*Source material*
#include "kf_store.h"
#include "voxel.h"
#include "gmap.h"
#include "loc_math.h"
#include "pgraph.h"
#include "merge.h"
#include "merge_math.h"
#include "thin.h"
#include "thin_math.h"

struct LmHost {
  alego_params P;
  int n_slots;
  int gsize;
// ... 46 lines not shown
  int* li = L.li + (size_t)slot * LI_COUNT;
  for (int m = 0; m < 2; ++m) {
    const int cap = m ? L.total_cap : L.kf_cap_c;
    VoxJob j{(m ? L.kf_tmp_s : L.kf_tmp_c) + (size_t)slot * cap, li + LI_TMPN_C + m, (m ? L.kfs_s : L.kfs_c) + kf_row_at(L, slot, 0) * cap, li + LI_SORT_N + m, li + LI_KF_PENDING,
             m ? P.lm_leaf_surf : P.lm_leaf_corner, cap, cap, li + LI_OVERFLOW, 0};
    j.mode = 1; j.out_sel = li + LI_KF_PEND_RING; j.out_stride = cap;
    j.box_out = L.kfs_box + kf_run_at(L, slot, m, 0) * 8; j.n_sel_out = L.kfs_n + kf_run_at(L, slot, m, 0); j.n_sel_stride = 1;
    out->push_back(j);
  }
}
}

LmHost* lm_host_create(const alego_params& P, const DevCtx& d, int n_slots, int gsize, const std::vector<hipStream_t>& st, std::string* err) {
  LmHost* lm = new LmHost();
  lm->P = P; lm->n_slots = n_slots; lm->gsize = gsize; lm->st = st; lm->frames.assign(n_slots, 0);
  lm->gv.small_max = gv_small_max_env();
  VoxCtx vz; std::memset(&vz, 0, sizeof(VoxCtx));
  lm->vm.assign(st.size(), vz); lm->v2.assign(st.size(), vz); lm->vk.assign(st.size(), vz);
  lm->work.assign(st.size(), MapWork{nullptr, nullptr, 0});
  LmCtx& L = lm->L;
  std::memset(&L, 0, sizeof(L));
  L.K = P.recent_keyframe_num > 0 ? P.recent_keyframe_num : 1;
  L.KR = L.K + 1;
  L.fr_stride = L.KR; L.fr_mod = L.KR;
  lm->fallback_ok = n_slots <= 64 || !d.opt_map_merge;
  L.in_cap_c = d.fcap[F_LSHARP]; L.in_cap_s = d.N; L.in_cap_o = d.N;
  L.kf_cap_c = d.fcap[F_LSHARP];
  L.kf_cap_s = P.kf_cap_surf > 0 ? std::min(P.kf_cap_surf, d.N) : d.N / 2;
  L.kf_cap_o = P.kf_cap_outlier > 0 ? std::min(P.kf_cap_outlier, d.N) : d.N / 4;
  L.kf_cap_s = std::max(L.kf_cap_s, L.kf_cap_c - L.kf_cap_o);
  L.total_cap = L.kf_cap_s + L.kf_cap_o;
  L.map_cap_c = L.K * L.kf_cap_c; L.map_cap_s = L.K * L.total_cap;
  L.gcap = n_slots <= 64 ? (1 << 20) : (1 << 18);
  L.qcap = L.kf_cap_c + L.total_cap;
  {
    const size_t mx = lm_solve_row_bytes_max();
    const char* e = getenv("ALEGO_LM_ROW_LDS");
    int dev = 0, cus = 256;
    if (hipGetDevice(&dev) != hipSuccess || hipDeviceGetAttribute(&cus, hipDeviceAttributeMultiprocessorCount, dev) != hipSuccess) cus = 256;
    const size_t dflt = gsize > cus ? (size_t)72 * 1024 : lm_solve_row_bytes_default();
    L.solve_row_bytes = (int)(e ? std::min(mx, (size_t)std::max(0, atoi(e))) : std::min(mx, dflt));
  }
  const size_t B = n_slots;
  bool ok = true;
  ok = ok && A(lm, &L.li, B * LI_COUNT, err) && A(lm, &L.ld, B * LD_COUNT, err);
  ok = ok && A(lm, &L.stage_odom, B * 2 * 8, err);
  ok = ok && A(lm, &L.in_corner, B * L.in_cap_c, err) && A(lm, &L.in_surf, B * L.in_cap_s, err) && A(lm, &L.in_outl, B * L.in_cap_o, err);
  ok = ok && ring_alloc(lm, L, B * L.KR, err);
  ok = ok && A(lm, &L.kf_tmp_c, B * L.kf_cap_c, err) && A(lm, &L.kf_tmp_s, B * L.total_cap, err);
  ok = ok && A(lm, &L.rec, B * L.K, err) && A(lm, &L.rec_prev, B * L.K, err);
  ok = ok && A(lm, &L.U_c, B * L.map_cap_c, err) && A(lm, &L.U_s, B * L.map_cap_s, err) && A(lm, &L.Ucnt_c, B * L.map_cap_c, err) && A(lm, &L.Ucnt_s, B * L.map_cap_s, err);
  ok = ok && A(lm, &L.newkeys, B * 2 * L.total_cap, err) && A(lm, &L.map_bbox, B * 2 * 8, err);
  {
    double* part = nullptr; int* ctl = nullptr; double* state = nullptr;
    ok = ok && A(lm, &part, B * 32, err) && A(lm, &ctl, B * 8, err) && A(lm, &state, B * 64, err);
    L.shard_part = part; L.shard_ctl = ctl; L.shard_state = state;
  }
  ok = ok && A(lm, &L.map_corner_raw, lm->fallback_ok ? B * L.map_cap_c : 1, err) && A(lm, &L.map_surf_raw, lm->fallback_ok ? B * L.map_cap_s : 1, err);
  ok = ok && A(lm, &L.map_corner_ds, B * L.map_cap_c, err) && A(lm, &L.map_surf_ds, B * L.map_cap_s, err);
  ok = ok && A(lm, &L.cur_corner_ds, B * L.kf_cap_c, err) && A(lm, &L.cur_surf_ds, B * L.kf_cap_s, err) && A(lm, &L.cur_outl_ds, B * L.kf_cap_o, err);
  ok = ok && A(lm, &L.cur_total, B * L.total_cap, err) && A(lm, &L.cur_total_ds, B * L.total_cap, err);
  ok = ok && A(lm, &L.grid, B * 2, err) && A(lm, &L.cell_start, B * 2 * ((size_t)L.gcap + 1), err) && A(lm, &L.cell_cur, B * 2 * ((size_t)L.gcap + 1), err);
  ok = ok && A(lm, &L.cell_pts, B * 2 * L.map_cap_s, err);
  ok = ok && A(lm, &L.blocks, B * L.qcap * 8, err) && A(lm, &L.crows, B * L.qcap * 10, err) && A(lm, &L.knn, B * L.qcap * 5, err);
  if (!ok) { lm_host_destroy(lm); return nullptr; }
  std::vector<double> ld(B * LD_COUNT, 0.0);
  for (size_t b = 0; b < B; ++b) { ld[b * LD_COUNT + LD_Q_M2O] = 1.0; ld[b * LD_COUNT + LD_Q_O2L] = 1.0; ld[b * LD_COUNT + LD_Q_M2L] = 1.0; }
  if (hipMemcpy(L.ld, ld.data(), ld.size() * sizeof(double), hipMemcpyHostToDevice) != hipSuccess) { *err = "lm_host_create: upload failed"; lm_host_destroy(lm); return nullptr; }
  std::vector<int> li0(B * LI_COUNT, 0);
  for (size_t b = 0; b < B; ++b) li0[b * LI_COUNT + LI_LATEST] = -1;
  if (hipMemcpy(L.li, li0.data(), li0.size() * sizeof(int), hipMemcpyHostToDevice) != hipSuccess) { *err = "lm_host_create: upload failed"; lm_host_destroy(lm); return nullptr; }
  for (size_t g = 0; g < st.size(); ++g) {
  std::vector<VoxJob> jm, j1, j2, jk;
  for (size_t b = g * gsize; b < B && b < (g + 1) * (size_t)gsize; ++b) {
    int* li = L.li + b * LI_COUNT;
    if (lm->fallback_ok) {
      jm.push_back(VoxJob{L.map_corner_raw + b * L.map_cap_c, li + LI_KRAW_C, L.map_corner_ds + b * L.map_cap_c, li + LI_KDS_C, li + LI_REBUILD_FB, P.lm_leaf_corner, L.map_cap_c, L.map_cap_c, li + LI_OVERFLOW, 0});
      jm.push_back(VoxJob{L.map_surf_raw + b * L.map_cap_s, li + LI_KRAW_S, L.map_surf_ds + b * L.map_cap_s, li + LI_KDS_S, li + LI_REBUILD_FB, P.lm_leaf_surf, L.map_cap_s, L.map_cap_s, li + LI_OVERFLOW, 0});
    }
    j1.push_back(VoxJob{L.in_corner + b * L.in_cap_c, li + LI_NIN_C, L.cur_corner_ds + b * L.kf_cap_c, li + LI_NCUR_C, li + LI_RUN, P.lm_leaf_corner, L.in_cap_c, L.kf_cap_c, li + LI_OVERFLOW, 0});
    j1.push_back(VoxJob{L.in_surf + b * L.in_cap_s, li + LI_NIN_S, L.cur_surf_ds + b * L.kf_cap_s, li + LI_NCUR_S, li + LI_RUN, P.lm_leaf_surf, L.in_cap_s, L.kf_cap_s, li + LI_OVERFLOW, 0});
    j1.push_back(VoxJob{L.in_outl + b * L.in_cap_o, li + LI_NIN_O, L.cur_outl_ds + b * L.kf_cap_o, li + LI_NCUR_O, li + LI_RUN, P.lm_leaf_outlier, L.in_cap_o, L.kf_cap_o, li + LI_OVERFLOW, 0});
    j2.push_back(VoxJob{L.cur_total + b * L.total_cap, li + LI_NTOTAL, L.cur_total_ds + b * L.total_cap, li + LI_NTOTAL_DS, li + LI_RUN, P.lm_leaf_surf, L.total_cap, L.total_cap, li + LI_OVERFLOW, 0});
    kf_sort_jobs(L, P, (int)b, &jk);
  }
  const int ns = (int)j1.size() / 3;
  jm.insert(jm.end(), j1.begin(), j1.end());
  jm.insert(jm.end(), jk.begin(), jk.end());
  if (vox_create(&lm->vm[g], jm.data(), (int)jm.size(), err) || vox_create(&lm->v2[g], j2.data(), (int)j2.size(), err) ||
      vox_create(&lm->vk[g], jk.data(), (int)jk.size(), err)) { lm_host_destroy(lm); return nullptr; }
  const bool big_scans = d.N > 8 * 8192;
  lm->vm[g].grid_small = 3 * ns + std::max(2, ns / 2);
  if (const char* e = getenv("ALEGO_VOX_GRID_DIV")) { const int dv = std::max(1, atoi(e)); lm->vm[g].grid_small = std::max(2, lm->vm[g].grid_small / dv); lm->v2[g].grid_small = std::max(1, lm->v2[g].grid_small / dv); }
  lm->vm[g].grid_big = (!d.opt_map_merge || big_scans) ? std::max(2, ns / 2) : std::min(8, std::max(2, ns / 2));
  lm->v2[g].grid_big = big_scans ? std::max(2, ns / 2) : std::max(1, ns / 16);
  lm->vk[g].grid_small = 2; lm->vk[g].grid_big = 2;
  MapWork& W = lm->work[g];
  W.cap = std::max(4096, 64 * ns);
  if (!A(lm, &W.items, (size_t)W.cap, err) || !A(lm, &W.count, 2, err)) { lm_host_destroy(lm); return nullptr; }
  }
  return lm;
}
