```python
class _Engine:
    def __init__(self, sd, device: torch.device, ec_mode: Optional[str] = None):
        sd = _host_state_dict(sd)
        self.lib = _lib.load()
# ... 51 lines not shown
        for u in range(NUM_BLOCKS):
            h = torch.empty((T, FEAT_CHANNELS[u + 1]), dtype=torch.float32, device=dev)
            src = xyz.data_ptr() if u == 0 else (pq if u % 2 else pq2).data_ptr()
            nxt = pq2 if u % 2 else pq

            def ec(u=u, src=src, h=h):
                self._edgeconv(u, src, idx16, h, B, N, s)

            def ec_pq(u=u, src=src, h=h, nxt=nxt):
                w = self.ec1n_w[u] if u < 2 else self.ec4_w[u]
                _lib.check(self.lib.pf_edgeconv_pq(u, src, idx16.data_ptr(), self._p(w), h.data_ptr(), self.base, self.post[u],
                                                   nxt.data_ptr(), B, N, self.fuse_pq, s), f"pf_edgeconv_pq[{u}]")

            def pq_gemm(u=u, h=h, nxt=nxt):
                _lib.check(self.lib.pf_pq_gemm(u, h.data_ptr(), self.base, self.post[u], nxt.data_ptr(), T, s), f"pf_pq_gemm[{u}]")

            if u + 1 == NUM_BLOCKS:
                yield h, [(f"edgeconv{u}", ec)]
            elif fused:
                yield h, [(f"edgeconv{u}+pq", ec_pq)]
            else:
                yield h, [(f"edgeconv{u}", ec), (f"pq{u}", pq_gemm)]

    def features(self, xyz: Tensor, idx16: Tensor, want_cs: bool, cs_only: bool = False):
        B, N, _ = xyz.shape
        T, dev, s = B * N, xyz.device, self._stream()
        cp = torch.empty((NUM_BLOCKS, T, 64), dtype=torch.float32, device=dev) if not (cs_only and want_cs) else None
        st = torch.empty((NUM_BLOCKS, T, 8), dtype=torch.float32, device=dev) if not (cs_only and want_cs) else None
        hs: List[Tensor] = []
        for h, calls in self._unit_chain(xyz, idx16):
            for _, call in calls:
                call()
            hs.append(h)
        cs: List[Optional[Tensor]] = [torch.empty((B, N, COND_CHANNELS[u]), dtype=torch.float32, device=dev) if want_cs else None
                                      for u in range(NUM_BLOCKS)]
        self._cond_all(hs, cs if want_cs else None, st, cp, T, s)
        return (cs if want_cs else None), cp, st

    def _cond_all(self, hs, cs, st: Optional[Tensor], cp: Optional[Tensor], T: int, s) -> None:
        import ctypes
        PtrArr = ctypes.c_void_p * NUM_BLOCKS
        h_arr = PtrArr(*[h.data_ptr() for h in hs])
        c_arr = PtrArr(*[c.data_ptr() for c in cs]) if cs is not None else None
        _lib.check(self.lib.pf_cond_all(h_arr, self.base, self.post_all, c_arr, st.data_ptr() if st is not None else None,
                                        cp.data_ptr() if cp is not None else None, T, s), "pf_cond_all")

    def logp_ws(self, B: int, N: int, dev) -> Tensor:
        return torch.zeros((int(self.lib.pf_flow_fwd_logp_ws_floats(B, N)),), dtype=torch.float32, device=dev)

    def flow_f(self, xyz: Tensor, cp: Tensor, st: Tensor, ws: Optional[Tensor] = None):
        B, N, _ = xyz.shape
        T, dev, s = B * N, xyz.device, self._stream()
        z = torch.empty((B, N, 3), dtype=torch.float32, device=dev)
        ld_pt = torch.empty((T,), dtype=torch.float32, device=dev)
        ldj = torch.empty((B,), dtype=torch.float32, device=dev)
        lps = torch.empty((B,), dtype=torch.float32, device=dev)
        logp = torch.empty((), dtype=torch.float32, device=dev)
        if ws is None:
            key = (B, N, s)
            ws = self._logp_ws.get(key)
            if ws is None:
                ws = self._logp_ws[key] = self.logp_ws(B, N, dev)
        _lib.check(self.lib.pf_flow_fwd_logp(xyz.data_ptr(), cp.data_ptr(), st.data_ptr(), self._p(self.flow), z.data_ptr(),
                                             ld_pt.data_ptr(), self.ld_const, B, N, ldj.data_ptr(), lps.data_ptr(), logp.data_ptr(),
                                             ws.data_ptr(), s), "pf_flow_fwd_logp")
        return z, ldj, logp

    def interp(self, xyz: Tensor, z: Tensor, idx16: Tensor, R: int) -> Tensor:
        B, N, _ = xyz.shape
        u = torch.empty((B, N * R, 3), dtype=torch.float32, device=xyz.device)
        _lib.check(self.lib.pf_interp(xyz.data_ptr(), z.data_ptr(), idx16.data_ptr(), self.base, self.interp_off,
                                      u.data_ptr(), B, N, R, self._stream()), "pf_interp")
        return u

    def interp_weights(self, xyz: Tensor, idx16: Tensor) -> Tensor:
        B, N, _ = xyz.shape
        aw = torch.empty((B * N, 8, 4), dtype=torch.float32, device=xyz.device)
        _lib.check(self.lib.pf_interp_weights(xyz.data_ptr(), idx16.data_ptr(), self.base, self.interp_off, aw.data_ptr(), B, N,
                                              self._stream()), "pf_interp_weights")
        return aw

    def flow_g_interp(self, aw: Tensor, z: Tensor, idx16: Tensor, cp: Tensor, st: Tensor, R: int) -> Tensor:
        B, N, _ = z.shape
        x = torch.empty((B, N * R, 3), dtype=torch.float32, device=z.device)
        _lib.check(self.lib.pf_flow_inv_interp(aw.data_ptr(), z.data_ptr(), idx16.data_ptr(), cp.data_ptr(), st.data_ptr(),
                                               self._p(self.flow), x.data_ptr(), B, N, R, self._stream()), "pf_flow_inv_interp")
        return x

    def side_stream(self) -> "torch.cuda.Stream":
        if self._side is None:
            self._side = torch.cuda.Stream(device=self.device)
        return self._side

    def split_interp_for(self, T: int, R: int) -> bool:
        return R <= 4 and self.split_interp == 1

    def flow_g(self, u: Tensor, cp: Tensor, st: Tensor, R: int) -> Tensor:
        B, NR, _ = u.shape
        T = B * NR // R
        x = torch.empty_like(u)
        _lib.check(self.lib.pf_flow_inv(u.data_ptr(), cp.data_ptr(), st.data_ptr(), self._p(self.flow), x.data_ptr(),
                                        T, R, self._stream()), "pf_flow_inv")
        return x


    def profile_stages(self, xyz: Tensor, iters: int = 5, R: int = 4) -> dict:
        B, N, _ = xyz.shape
        T, dev, s = B * N, xyz.device, self._stream()
        acc: dict = {}

        def timed(name, fn):
            a, b = torch.cuda.Event(enable_timing=True), torch.cuda.Event(enable_timing=True)
            a.record()
            r = fn()
            b.record()
            acc.setdefault(name, []).append((a, b))
            return r

        for _ in range(iters + 1):
            idx16 = timed("knn", lambda: self.knn(xyz))
            cp = torch.empty((NUM_BLOCKS, T, 64), dtype=torch.float32, device=dev)
            st = torch.empty((NUM_BLOCKS, T, 8), dtype=torch.float32, device=dev)
            hs = []
            for h, calls in self._unit_chain(xyz, idx16, split_two_launch=True):
                for name, call in calls:
# ... 108 lines not shown
        u = torch.flatten(self._prep(z).transpose(2, 3), 1, 2).contiguous()
        return self._engine(upratio).flow_g(u, cs.cp, cs.st, upratio)

    def forward(self, xyz: Tensor, upratio: int = 4) -> Tuple[Tensor, Tensor]:
        if self.training:
            from .train_ops import forward_train
            if not xyz.is_cuda:
                raise _lib.PuflowHipError("input must be a GPU tensor (no CPU fallback)")
            self._train_forwards = getattr(self, "_train_forwards", 0) + 1
            return forward_train(self, xyz, upratio)
        with torch.no_grad():
            return self._forward_eval(xyz, upratio)

    def _forward_eval(self, xyz: Tensor, upratio: int, ws: Optional[Tensor] = None) -> Tuple[Tensor, Tensor]:
        self._check_mode()
        xyz = self._prep(xyz)
        e = self._engine(upratio)
        idx16 = e.knn(xyz)
        if e.split_interp_for(xyz.shape[0] * xyz.shape[1], upratio):
            main, side = torch.cuda.current_stream(), e.side_stream()
            side.wait_stream(main)
            with torch.cuda.stream(side):
                aw = e.interp_weights(xyz, idx16)
            _, cp, st = e.features(xyz, idx16, want_cs=False)
            z, _, logp = e.flow_f(xyz, cp, st, ws)
            main.wait_stream(side)
            aw.record_stream(main)
            x = e.flow_g_interp(aw, z, idx16, cp, st, upratio)
        else:
            _, cp, st = e.features(xyz, idx16, want_cs=False)
            z, _, logp = e.flow_f(xyz, cp, st, ws)
            u = e.interp(xyz, z, idx16, upratio)
            x = e.flow_g(u, cp, st, upratio)
        if _CHECK_FINITE and not bool(torch.isfinite(x).all() & torch.isfinite(logp)):
            raise _lib.PuflowHipError("non-finite output: an activation left the fp16 range of the split-fp16 kernels "
                                      "(or the input holds NaN/inf); check the input normalisation (patch.py:168-178)")
        return x, logp

    @torch.no_grad()
    def forward_stages(self, xyz: Tensor, upratio: int = 4) -> dict:
        self._check_mode()
        xyz = self._prep(xyz)
        e = self._engine(upratio)
        idx16 = e.knn(xyz)
        cs, cp, st = e.features(xyz, idx16, want_cs=True)
        z, ldj, logp = e.flow_f(xyz, cp, st)
        u = e.interp(xyz, z, idx16, upratio)
        x = e.flow_g(u, cp, st, upratio)
        B, N, _ = xyz.shape
        fz = u.view(B, N, upratio, 3).transpose(2, 3)
        return dict(idx16=idx16, cs=cs, cp=cp, st=st, z=z, ldj=ldj, logp=logp, fz=fz, x=x)

    def sample(self, sparse: Tensor, upratio: int = 4) -> Tensor:
# ... 40 lines not shown
```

*Task details*
Each line in the listing above from the one containing "L.gcap = n_slots" through the one containing "ok = ok && ring_alloc(lm, L, B" should be repeated exactly, and no other line.

*Answer to this problem*
  L.gcap = n_slots <= 64 ? (1 << 20) : (1 << 18);
  L.qcap = L.kf_cap_c + L.total_cap;
  {
    const size_t mx = lm_solve_row_bytes_max();
    const char* e = getenv("ALEGO_LM_ROW_LDS");
    int dev = 0, cus = 256;
    if (hipGetDevice(&dev) != hipSuccess || hipDeviceGetAttribute(&cus, hipDeviceAttributeMultiprocessorCount, dev) != hipSuccess) cus = 256;
    const size_t dflt = gsize > cus ? (size_t)72 * 1024 : lm_solve_row_bytes_default();
    L.solve_row_bytes = (int)(e ? std::min(mx, (size_t)std::max(0, atoi(e))) : std::min(mx, dflt));
  }
  const size_t B = n_slots;
  bool ok = true;
  ok = ok && A(lm, &L.li, B * LI_COUNT, err) && A(lm, &L.ld, B * LD_COUNT, err);
  ok = ok && A(lm, &L.stage_odom, B * 2 * 8, err);
  ok = ok && A(lm, &L.in_corner, B * L.in_cap_c, err) && A(lm, &L.in_surf, B * L.in_cap_s, err) && A(lm, &L.in_outl, B * L.in_cap_o, err);
  ok = ok && ring_alloc(lm, L, B * L.KR, err);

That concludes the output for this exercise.